_YOUR GOAL_: Work out how many lines in the data below contain "Ready", and state that count with nothing added.

Dataset excerpts

*-*-*

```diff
diff --git a/mo-vae_b200/csrc/recombine_device.cuh b/mo-vae_b200/csrc/recombine_device.cuh
--- a/mo-vae_b200/csrc/recombine_device.cuh
+++ b/mo-vae_b200/csrc/recombine_device.cuh
@@ -60,9 +60,22 @@
     }
 }
 
+template <int K, int U>
+__device__ __forceinline__ void rec_demote_tile(const float* __restrict__ J, int64_t ldJ, int64_t base, int64_t hi, bool full) {
+    if ((threadIdx.x & 7) != 0) return;
+#pragma unroll
+    for (int u = 0; u < U; ++u) {
+        const int64_t idx = base + u * kRecThreads;
+        if (!full && idx >= hi) continue;
+#pragma unroll
+        for (int i = 0; i < K; ++i) l2_demote_line(reinterpret_cast<const float4*>(J + i * ldJ) + idx);
+    }
+}
+
 template <int K, int U, bool VEC, class Ready>
 __device__ __forceinline__ void recombine_tiles(const float* __restrict__ J, int64_t P, int64_t ldJ, const float* w_dev,
-                                                float* __restrict__ out, int accumulate, Ready ready) {
+                                                float* __restrict__ out, int accumulate, Ready ready,
+                                                int64_t keep_lo = INT64_MAX) {
     constexpr int W = VEC ? 4 : 1;
     const int tid = threadIdx.x;
     const int64_t n_items = P / W;
@@ -89,9 +102,11 @@
         const bool has_b = i + 1 < n_steps;
         if (has_b) { tb = t0_of(i + 1); rec_load_tile<K, U, VEC>(rb, J, ldJ, tb + tid, tb, hi_of(i + 1, tb), full_of(i + 1)); }
         rec_store_tile<K, U, VEC>(ra, w, out, ta + tid, ta, hi_of(i, ta), full_of(i), accumulate);
+        if (VEC && hi_of(i, ta) > keep_lo) rec_demote_tile<K, U>(J, ldJ, ta + tid, hi_of(i, ta), full_of(i));
         if (!has_b) break;
         if (i + 2 < n_steps) { ta = t0_of(i + 2); rec_load_tile<K, U, VEC>(ra, J, ldJ, ta + tid, ta, hi_of(i + 2, ta), full_of(i + 2)); }
         rec_store_tile<K, U, VEC>(rb, w, out, tb + tid, tb, hi_of(i + 1, tb), full_of(i + 1), accumulate);
+        if (VEC && hi_of(i + 1, tb) > keep_lo) rec_demote_tile<K, U>(J, ldJ, tb + tid, hi_of(i + 1, tb), full_of(i + 1));
         i += 2;
     }
     if (VEC && blockIdx.x == 0 && tid < (int)(P - n_items * W)) {
```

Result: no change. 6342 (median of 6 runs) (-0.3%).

*-*-*

_RESPONSE_: 3